Connection Between the Fourier and Laplace Transforms

Sources:

B. P. Lathi & Roger Green. (2018). Chapter 7: Continuous-Time Signal Analysis. Signal Processing and Linear Systems (3nd ed., pp. 700-701). Oxford University Press.

The (bilateral) Laplace transform of a signal \(x(t)\) is \[ X(s)=\int_{-\infty}^{\infty} x(t) e^{-s t} d t \]

Setting \(s=j \omega\) in this equation yields \[ X(j \omega)=\int_{-\infty}^{\infty} x(t) e^{-j \omega t} d t \] where \(X(j \omega)=\left.X(s)\right|_{s=j \omega}\). But, the right-hand-side integral defines \(X(\omega)\), the Fourier transform of \(x(t)\). Does this mean that the Fourier transform can be obtained from the corresponding Laplace transform by setting \(s=j \omega\) ? In other words, is it true that \(X(j \omega)=X(\omega)\) ?

Yes and no. Yes, it is true in most cases. For example, when \(x(t)=e^{-a t} u(t)\), its Laplace transform is \(1 /(s+a)\), and \(X(j \omega)=1 /(j \omega+a)\), which is equal to \(X(\omega)\) (assuming \(a<0)\). However, for the unit step function \(u(t)\), the Laplace transform is \[ u(t) \Longleftrightarrow \frac{1}{s} \quad \operatorname{Re} s>0 \]

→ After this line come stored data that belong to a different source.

template <bool PE, bool GL, class W>
__device__ __forceinline__ void align_general(const IndexView ix, const AlignParams ap, W &w, const uint32_t r,
                              const uint32_t *__restrict__ pm,
                              const uint4 *__restrict__ sai_c, const uint4 *__restrict__ sai_r,
                              salt_result_t *__restrict__ results, unsigned long long *__restrict__ ctr,
                              unsigned long long *phase, LvTables *lvtab, const GapBufs g, uint32_t *pe_loci, uint8_t *pe_cand)
{
    const uint32_t lane = lane_id();
    const uint64_t lt = (1ull << lane) - 1ull;
    const uint32_t *rec = pm + (uint64_t)r * ap.pg.pm_stride;
    const uint32_t L = rec[2 * ap.pg.nw8];
    salt_result_t *out = results + r;
    uint32_t c_sa_c = 0, c_sa_r = 0, c_verify = 0, c_vwords = 0, c_lv = 0, c_loci = 0, c_ctx_rej = 0, c_ctx_rows = 0;
    PhaseClock pc(phase);
    const uint64_t rt0 = phase ? __builtin_amdgcn_s_memrealtime() : 0;
    constexpr bool glob = GL;
    uint32_t *loci = glob ? pe_loci : w.loci;
    uint8_t *cand_e = glob ? pe_cand : w.cand_e;
    const uint32_t loci_cap = PE ? PE_LOCI_CAP : (uint32_t)MAXLOC;

    const uint32_t nw = (L + 7) >> 3;
    uint32_t n_amb = 0;
    for (uint32_t t = lane; t < 2 * nw; t += 64) {
        const uint32_t s = t >= nw, j = s ? t - nw : t;
        const uint32_t word = rec[s * ap.pg.nw8 + j];
        w.pm[s][j] = word;
        if (!s) n_amb += (uint32_t)__popc(word & (word >> 1) & (word >> 2) & (word >> 3) & 0x11111111u);
    }
    if (ap.max_amb < L) { for (int o = 32; o > 0; o >>= 1) n_amb += (uint32_t)__shfl_xor((int)n_amb, o); }
    else n_amb = 0;
    WSYNC();
    uint32_t q_pos = 0xFFFFFFFFu; uint32_t q_strand = 3, q_ndiff = 255, q_gap = 255;
    const bool too_short = L < (uint32_t)ap.l_seed;
    if (n_amb > ap.max_amb) {
        if (lane == 0) {
            out->pos = q_pos; out->strand = 3; out->n_diff = 255; out->is_gap = 255; out->mapq = 0;
            out->b0 = -1; out->b1 = -1; out->seq_start = 0; out->seq_end = (uint16_t)(L - 1);
            out->n_hits[0] = out->n_hits[1] = 0; out->n_cigar = 0; out->skipped = 1;
        }
        return;
    }
    pc.stamp(SALT_CTR_T_LOAD);
    uint32_t bound = 3;
    bool found[2] = { false, false };
    uint32_t n_hits_s[2] = { 0, 0 };
    uint32_t a0[2] = { 0, 0 };
    uint32_t n_cand_nogap = 0, n_loc_s[2] = { 0, 0 };
    if (!too_short)
    for (int strand = 0; strand < 2; ++strand) {
        pc.stamp(SALT_CTR_T_SCAN);
        const CandStats cs = build_candidates_call<PE, GL>(CandArgs{ ix.c_sa, ix.r_pos, sai_c, sai_r, ix.ref_len, ap.spr, ap.max_locate, r, L, strand, false, phase, pe_loci, loci_cap, ap.pe, false, ix.r_ctx, ix.c_ctx, ix.ctx_k }, w);
        if (glob) { loci = cs.in_lds ? w.loci : pe_loci; cand_e = cs.in_lds ? w.cand_e : pe_cand; }
        pc.t = phase ? __builtin_amdgcn_s_memtime() : 0;
        const uint32_t n_loc = cs.n_cand; c_sa_c += cs.n_sa_c; c_sa_r += cs.n_sa_r; c_loci += cs.n_loci; c_ctx_rej += cs.n_ctx_rej; c_ctx_rows += cs.n_ctx_rows;
        uint32_t call_best_n = INF, call_best_pos = 0;
        if (SALT_DIAG_VAL(ap.heavy_stop) == 1) continue;
        auto verify_all = [&](uint32_t n) {
            if (L <= 120) verify_quads<8>(ix.ref, ix.ref_len, w.pm[strand], L, loci, n, cand_e);
            else if (L <= 248) verify_two_phase(ix.ref, ix.ref_len, w.pm[strand], L, loci, n, cand_e);
            else for (uint32_t i = lane; i < n; i += 64) cand_e[i] = (uint8_t)mismatch_capped(ix, w.pm[strand], L, loci[i]);
            WSYNC();
        };
        verify_all(n_loc);
        pc.stamp(SALT_CTR_T_VERIFY);
        if (SALT_DIAG_VAL(ap.heavy_stop) == 2) continue;
        {
            bool any = false; uint32_t bp = 0, bv = 0, nh = 0, a0s = 0;
            rule_unsorted<3, false>(loci, cand_e, n_loc, L, ix.ref_len, bound, any, bp, bv, nh, a0s, w.hit_pos[strand], w.hit_nd[strand]);
            if (any) {
                found[strand] = true; call_best_pos = bp; call_best_n = bv; n_hits_s[strand] = nh; a0[strand] = a0s;
                if (lane < NHIT) w.hit_gap[strand][lane] = 0;
            }
        }
        const uint32_t n_cand = n_loc;
        c_verify += n_loc; n_cand_nogap += n_loc + cs.n_ctx_rej; n_loc_s[strand] = n_loc;
        for (uint32_t b = lane; b < n_cand; b += 64) c_vwords += ((loci[b] & 7u) + L + 7) >> 3;
        if (found[strand]) { q_pos = call_best_pos; q_ndiff = call_best_n; q_gap = 0; q_strand = (uint32_t)strand; }
        WSYNC();
        pc.stamp(SALT_CTR_T_SCAN);
    }

    if (SALT_DIAG_VAL(ap.heavy_stop)) return;
    if (!too_short && !found[0] && !found[1]) {
        int maxd = PE ? 3 : (int)(L / 10);
        const int gap_k0 = maxd;
        const bool lanes_fit = gap_k0 <= LLV_K && L + 4 <= 8u * (LLV_TW - 1);
        if (lanes_fit && g.cap && n_cand_nogap > 0) {
            uint32_t slot = 0;
            if (lane == 0) slot = atomicAdd(&g.gctl->gap_slots, 1u);
            slot = (uint32_t)__shfl((int)slot, 0);
            if (slot < g.cap) {
                uint32_t ns[2], off[2];
                bool ok = true;
                for (int k = 0; k < 2 && ok; ++k) {
                    const int strand = 1 - k;
                    uint32_t n = n_loc_s[1];
                    if (strand == 0 || ix.c_ctx != nullptr) {
                        WSYNC();
                        const CandStats cs = build_candidates_call<PE, GL>(CandArgs{ ix.c_sa, ix.r_pos, sai_c, sai_r, ix.ref_len, ap.spr, ap.max_locate, r, L, strand, true, phase, pe_loci, loci_cap, ap.pe, false, nullptr, nullptr, 0 }, w);
                        if (glob) { loci = cs.in_lds ? w.loci : pe_loci; cand_e = cs.in_lds ? w.cand_e : pe_cand; }
                        c_sa_c += cs.n_sa_c; c_sa_r += cs.n_sa_r; c_loci += cs.n_loci;
                        n = cs.n_cand;
                    }
                    if (n > 1024u * LLV_N) { ok = false; break; }
                    uint32_t o = 0;
                    if (lane == 0) o = atomicAdd(&g.gctl->pool_used, n);
                    o = (uint32_t)__shfl((int)o, 0);
                    ok = (uint64_t)o + n <= g.pool;
                    if (ok) for (uint32_t i = lane; i < n; i += 64) g.gloci[o + i] = loci[i];
                    ns[strand] = n; off[strand] = o;
                }
                const uint32_t ch0 = ok ? (ns[0] + LLV_N - 1) / LLV_N : 0, ch1 = ok ? (ns[1] + LLV_N - 1) / LLV_N : 0;
                uint32_t base = 0;
                if (ok && lane == 0) base = atomicAdd(&g.gctl->gap_items, ch0 + ch1);
                base = (uint32_t)__shfl((int)base, 0);
                ok = ok && (uint64_t)base + ch0 + ch1 <= g.items_cap;
                if (lane == 0) {
                    g.gq[slot] = ok ? r : 0xFFFFFFFFu;
                    g.gn[2 * slot] = ok ? ns[0] : 0; g.gn[2 * slot + 1] = ok ? ns[1] : 0;
                    g.goff[2 * slot] = off[0]; g.goff[2 * slot + 1] = off[1];
                }
                if (ok) {
                    for (uint32_t c = lane; c < ch0 + ch1; c += 64) g.gitems[base + c] = (slot << 11) | (c >= ch0 ? (0x400u | (c - ch0)) : c);
                    if (ctr) {
                        for (int o2 = 32; o2 > 0; o2 >>= 1) c_vwords += __shfl_down(c_vwords, o2);
                        if (lane == 0) {
                            atomicAdd(ctr + SALT_CTR_SA_C, c_sa_c); atomicAdd(ctr + SALT_CTR_SA_R, c_sa_r);
                            atomicAdd(ctr + SALT_CTR_VERIFY, c_verify); atomicAdd(ctr + SALT_CTR_VERIFY_WORDS, c_vwords);
                            atomicAdd(ctr + SALT_CTR_LV, ns[0] + ns[1]); atomicAdd(ctr + SALT_CTR_READS, 1ull);
                            atomicAdd(ctr + SALT_CTR_BASES, L); atomicAdd(ctr + SALT_CTR_LOCI, c_loci);
                            atomicAdd(ctr + SALT_CTR_D_SA_HEAVY, c_sa_c + c_sa_r);
                            atomicAdd(ctr + SALT_CTR_D_VERIFY_HEAVY, c_verify * (L <= 248 ? 4u : (((L + 7) >> 3) + 4u) / 4u));
                            atomicAdd(ctr + SALT_CTR_D_OUT_HEAVY, 5u * (ns[0] + ns[1]) + 16u);
                            if (ix.c_ctx) { atomicAdd(ctr + SALT_CTR_D_CTX_ROWS, c_ctx_rows); atomicAdd(ctr + SALT_CTR_D_CTX_REJECTED, c_ctx_rej); }
                        }
                    }
                    return;
                }
                WSYNC();
            }
        }
        if constexpr (!W::HAS_LLV) {
            if (lanes_fit && n_cand_nogap > 0) {
                if (lane == 0) g.ovq[atomicAdd(&g.gctl->ovq_count, 1u)] = r;
                return;
            }
        }
        for (int strand = 0; strand < 2; ++strand) {
            pc.stamp(SALT_CTR_T_GAP);
            const CandStats cs = build_candidates_call<PE, GL>(CandArgs{ ix.c_sa, ix.r_pos, sai_c, sai_r, ix.ref_len, ap.spr, ap.max_locate, r, L, strand, true, phase, pe_loci, loci_cap, ap.pe, true, nullptr, nullptr, 0 }, w);
            if (glob) { loci = cs.in_lds ? w.loci : pe_loci; cand_e = cs.in_lds ? w.cand_e : pe_cand; }
            pc.t = phase ? __builtin_amdgcn_s_memtime() : 0;
            const uint32_t n_cand = cs.n_cand; c_sa_c += cs.n_sa_c; c_sa_r += cs.n_sa_r; c_loci += cs.n_loci;
            bool any = false;
            const bool lanes_ok = lanes_fit && W::HAS_LLV;
            if constexpr (W::HAS_LLV) if (lanes_ok) {
                const int k0 = gap_k0;
                for (uint32_t b = 0; b < n_cand; b += LLV_N) {
                    WSYNC();
                    const uint32_t i = b + lane;
                    bool act = false;
                    if (lane < LLV_N && i < n_cand) {
                        const uint32_t pos = loci[i];
                        act = !(pos > ix.ref_len || pos + L + 4 > ix.ref_len);
                        if (act) lane_text(ix.ref, w.u.llv.T + lane * LLV_TW, pos, L + 4);
                    }
                    const uint32_t e = lv_lanes(w.u.llv, w.pm[strand], (int)L, (int)L + 4, k0, act);
                    if (lane < LLV_N && i < n_cand) cand_e[i] = (uint8_t)e;
                }
                WSYNC();
            }
            for (uint32_t i = 0; i < n_cand; ++i) {
                uint32_t pos = loci[i];
                int e = -1;
                if (lanes_ok) { const uint32_t ev = cand_e[i]; e = (ev != 255 && (int)ev <= maxd) ? (int)ev : -1; }
                else if (!(pos > ix.ref_len || pos + L + 4 > ix.ref_len)) {
                    lv_unpack(ix.ref, w, strand, L, pos);
                    int dd;
                    e = lv_wave(w.u.lvb.T, (int)L + 4, w.u.lvb.P, (int)L, maxd, nullptr, dd);
                    WSYNC();
                }
                ++c_lv;
                if (e >= 0) {
                    if (e < maxd || !any) { maxd = e; q_gap = 1; q_ndiff = (uint32_t)e; q_strand = (uint32_t)strand; q_pos = pos; }
                    if (n_hits_s[strand] < NHIT && lane == 0) {
                        uint32_t h = n_hits_s[strand];
                        w.hit_pos[strand][h] = pos; w.hit_nd[strand][h] = (uint8_t)e; w.hit_gap[strand][h] = 1;
                    }
                    if (n_hits_s[strand] == 0) a0[strand] = (uint32_t)e;
                    if (n_hits_s[strand] < NHIT) ++n_hits_s[strand];
                    any = true;
                }
            }
            found[strand] = any;
            WSYNC();
        }
    }
    WSYNC();
    pc.stamp(SALT_CTR_T_GAP);

    int b0 = (int)q_ndiff, b1 = 100000, tot = 0;
    uint32_t nh[2] = { 0, 0 };
    uint32_t sel_idx[2][SALT_MAX_HITS];
    for (int s = 0; s < 2 && tot < ap.max_hits; ++s) {
        for (uint32_t j = 0; j < n_hits_s[s]; ++j) {
            uint32_t p = w.hit_pos[s][j];
            if (p == 0xFFFFFFFFu || p == q_pos) continue;
            if (a0[s] <= q_ndiff) {
                if ((int)a0[s] <= b1) b1 = (int)a0[s];
                if (nh[s] < SALT_MAX_HITS) sel_idx[s][nh[s]] = j;
                ++nh[s]; ++tot;
            }
            if (tot == ap.max_hits) break;
        }
    }
    uint32_t mapq = 0;
    if (b0 != 0) {
        uint32_t x = (uint32_t)(b0 > b1 ? b0 - b1 : b1 - b0);
        uint64_t q = mapq_quot(x, (uint32_t)b0);
        mapq = q < 254 ? (uint32_t)q : 254u;
    }
    if (lane == 0) {
        out->pos = q_pos; out->strand = (uint8_t)q_strand; out->n_diff = (uint8_t)q_ndiff; out->is_gap = (uint8_t)q_gap;
        out->mapq = (uint8_t)mapq; out->b0 = b0; out->b1 = b1; out->seq_start = 0; out->seq_end = (uint16_t)(L - 1);
        out->n_hits[0] = (uint8_t)nh[0]; out->n_hits[1] = (uint8_t)nh[1]; out->skipped = 0;
        for (int s = 0; s < 2; ++s)
            for (uint32_t j = 0; j < nh[s]; ++j) {
                uint32_t h = sel_idx[s][j];
                out->hits[s][j].pos = w.hit_pos[s][h]; out->hits[s][j].n_diff = w.hit_nd[s][h];
                out->hits[s][j].is_gap = w.hit_gap[s][h]; out->hits[s][j].strand = (uint16_t)s;
            }
    }
    if (q_pos != 0xFFFFFFFFu) {
// ... 264 lines not shown
{
    const uint32_t s = (r >> 2) & (QUEUE_RANGES - 1u);
    qseg[(size_t)s * qseg_cap(n_reads) + atomicAdd(&ranges[s].push, 1u)] = r;
}
__global__ void __launch_bounds__(256)
k_queue_pack(const uint32_t *__restrict__ qseg, const QueueRange *__restrict__ ranges, uint32_t n_reads, uint32_t *__restrict__ queue, SeCtl *__restrict__ ctl)
{
    __shared__ uint32_t base_s, cnt_s;
    if (threadIdx.x == 0) {
        uint32_t base = 0, total = 0;
        for (uint32_t s = 0; s < QUEUE_RANGES; ++s) { const uint32_t c = ranges[s].push; if (s < blockIdx.x) base += c; total += c; }
        base_s = base; cnt_s = ranges[blockIdx.x].push;
        if (blockIdx.x == 0) ctl->light_queued = total;
    }
    __syncthreads();
    const uint32_t *src = qseg + (size_t)blockIdx.x * qseg_cap(n_reads);
    for (uint32_t i = threadIdx.x; i < cnt_s; i += 256) queue[base_s + i] = src[i];
}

The Fourier transform is given by \[ u(t) \Longleftrightarrow \frac{1}{j \omega}+\pi \delta(\omega) \]

Clearly, \(X(j \omega) \neq X(\omega)\) in this case. To understand this puzzle, consider the fact that we obtain \(X(j \omega)\) by setting \(s=j \omega\) in Eq. (7.24). This implies that the integral on the right-hand side of Eq. (7.24) converges for \(s=j \omega\), meaning that \(s=j \omega\) (the imaginary axis) lies in the ROC for \(X(s)\). The general rule is that only when the ROC for \(X(s)\) includes the \(\omega\) axis, does setting \(s=j \omega\) in \(X(s)\) yield the Fourier transform \(X(\omega)\), that is, \(X(j \omega)=X(\omega)\). This is the case of absolutely integrable \(x(t)\). If the ROC of \(X(s)\) excludes the \(\omega\) axis, \(X(j \omega) \neq X(\omega)\). This is the case for exponentially growing \(x(t)\) and also \(x(t)\) that is constant or is oscillating with constant amplitude.

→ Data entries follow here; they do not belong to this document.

class SageDbParams(C.Structure):
    _fields_ = [
        ("bucket_size", C.c_uint64),
        ("missed_cleavages", C.c_int32),
# ... 254 lines not shown
        "sage_hip_scorer_create": (C.c_int, [vp, C.POINTER(SageScorerParams), C.POINTER(vp)]),
        "sage_hip_scorer_destroy": (None, [vp]),
        "sage_hip_scorer_clone": (C.c_int, [vp, C.POINTER(vp)]),
        "sage_hip_score_batch": (C.c_int, [vp, C.POINTER(SageSpectrumBatch), vp, c_u32_p]),
        "sage_hip_batch_upload": (C.c_int, [vp, C.POINTER(SageSpectrumBatch), C.POINTER(vp)]),
        "sage_hip_batch_free": (None, [vp]),
        "sage_hip_batch_process_upload": (C.c_int, [vp, C.POINTER(SageRawBatch), C.c_uint64, C.c_int, C.c_float, C.c_uint32,
                                                    C.POINTER(vp), c_u32_p]),
        "sage_hip_batch_download": (C.c_int, [vp, c_u64_p, c_float_p, c_float_p, c_float_p]),
        "sage_hip_batch_upload_kinds": (C.c_int, [vp, C.POINTER(SageSpectrumBatch), c_u8_p, C.POINTER(vp)]),
        "sage_hip_batch_process_upload_kinds": (C.c_int, [vp, C.POINTER(SageRawBatch), c_u8_p, C.c_uint64, C.c_int, C.c_float,
                                                          C.c_uint32, C.POINTER(vp), c_u32_p]),
        "sage_hip_score_batch_kinds": (C.c_int, [vp, C.POINTER(SageSpectrumBatch), c_u8_p, vp, c_u32_p]),
        "sage_hip_score_resident": (C.c_int, [vp, vp, vp, c_u32_p]),
        "sage_hip_initial_hits": (C.c_int, [vp, vp, c_u64_p, C.c_uint32, c_u32_p, c_u64_p, c_u64_p]),
        "sage_hip_last_timing": (C.c_int, [vp, C.POINTER(SageTiming)]),
        "sage_hip_scorer_set_timing_interval": (C.c_int, [vp, C.c_uint32]),
        "sage_hip_annotate_resident": (C.c_int, [vp, vp, vp, c_u32_p, C.POINTER(SageFragments)]),
        "sage_hip_quick_score_resident": (C.c_int, [vp, vp, C.c_int, c_u8_p]),
        "sage_hip_debug_phase_cycles": (C.c_int, [vp, c_u64_p]),
        "sage_hip_debug_prune_counters": (C.c_int, [vp, c_u64_p]),
        "sage_hip_debug_filter_counters": (C.c_int, [vp, c_u64_p]),
        "sage_hip_debug_heavy_counters": (C.c_int, [vp, c_u64_p]),
        "sage_hip_host_alloc": (C.c_int, [C.c_uint64, C.POINTER(vp)]),
        "sage_hip_host_free": (None, [vp]),
        "sage_hip_rescore": (C.c_int, [C.c_int, C.POINTER(SageRescoreInput), C.POINTER(SageRescoreOutput)]),
        "sage_hip_hostdb_competition_keys": (C.c_int, [vp, c_u32_p, C.c_uint64, c_u32_p, c_u32_p, c_u32_p, c_u32_p]),
        "sage_hip_predict_rt": (C.c_int, [C.c_int, C.POINTER(SageRtInput), C.POINTER(SageRtOutput)]),
        "sage_hip_hostdb_feature_peptides": (C.c_int, [vp, c_u32_p, C.c_uint64, c_u64_p, c_u8_p, c_float_p]),
        "sage_hip_mzml_read": (C.c_int, [C.c_char_p, C.c_uint32, C.c_int, C.POINTER(vp)]),
        "sage_hip_mzml_view": (C.c_int, [vp, C.POINTER(SageRawBatch)]),
        "sage_hip_mzml_check_searchable": (C.c_int, [vp]),
        "sage_hip_mzml_spectrum_id": (C.c_char_p, [vp, C.c_uint64]),
        "sage_hip_mzml_free": (None, [vp]),
        "sage_hip_mzml_read_sn": (C.c_int, [C.c_char_p, C.c_uint32, C.c_int, C.c_int, C.POINTER(vp)]),
        "sage_hip_mzml_ion_injection_time": (C.c_float, [vp, C.c_uint64]),
        "sage_hip_mzml_precursor_ref": (C.c_char_p, [vp, C.c_uint64]),
        "sage_hip_mgf_read": (C.c_int, [C.c_char_p, C.c_uint32, C.POINTER(vp)]),
        "sage_hip_mzml_isolation_kinds": (C.c_int, [vp, c_u8_p]),
        "sage_hip_mzml_charge_zero": (C.c_int, [vp, c_u8_p]),
        "sage_hip_parse_f32": (C.c_int, [C.c_char_p, C.c_uint64, c_float_p]),
        "sage_hip_tmt": (C.c_int, [C.c_int, C.POINTER(SageTmtInput), C.POINTER(SageTmtOutput)]),
        "sage_hip_write_tmt": (C.c_int, [C.c_char_p, C.POINTER(C.c_char_p), C.c_uint32, C.c_uint64, c_u32_p, C.POINTER(C.c_char_p),
                                         c_float_p, c_float_p, C.POINTER(C.c_char_p), C.c_uint32]),
        "sage_hip_write_results": (C.c_int, [C.c_char_p, C.c_int, vp, vp, C.c_uint64, c_u64_p, c_u64_p, C.POINTER(C.c_char_p),
                                             C.c_uint32, C.POINTER(C.c_char_p), C.POINTER(SagePostColumns)]),
# ... 3 lines not shown
        "sage_hip_mzml_has_mobility": (C.c_int, [vp, c_u8_p]),
        "sage_hip_write_lfq": (C.c_int, [C.c_char_p, vp, C.POINTER(SageLfqOutput), c_u64_p, C.c_uint64, C.POINTER(C.c_char_p),
                                         C.c_uint32]),
        "sage_hip_fasta_num_targets": (C.c_int, [C.c_char_p, C.POINTER(SageDbParams), c_u64_p]),
        "sage_hip_prefilter_chunk_size": (C.c_int, [C.c_char_p, C.POINTER(SageDbParams), C.c_uint64, c_u64_p]),
        "sage_hip_hostdb_build_chunk": (C.c_int, [C.c_char_p, C.POINTER(SageDbParams), C.c_uint64, C.c_uint64, C.POINTER(vp)]),
        "sage_hip_hostdb_merge_kept": (C.c_int, [C.POINTER(vp), C.POINTER(c_u8_p), C.c_uint32, C.POINTER(SageDbParams),
                                                 C.POINTER(vp)]),
    }
    for name, (res, args) in sig.items():
        fn = getattr(lib, name)
        fn.restype = res
        fn.argtypes = args
    _lib = lib
    return lib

The reason for this peculiar behavior has something to do with the nature of convergence of the Laplace and the Fourier integrals when \(x(t)\) is not absolutely integrable. \({ }^{\dagger}\)

This discussion shows that although the Fourier transform may be considered as a special case of the Laplace transform, we need to circumscribe such a view. This fact can also be confirmed by noting that a periodic signal has the Fourier transform, but the Laplace transform does not exist.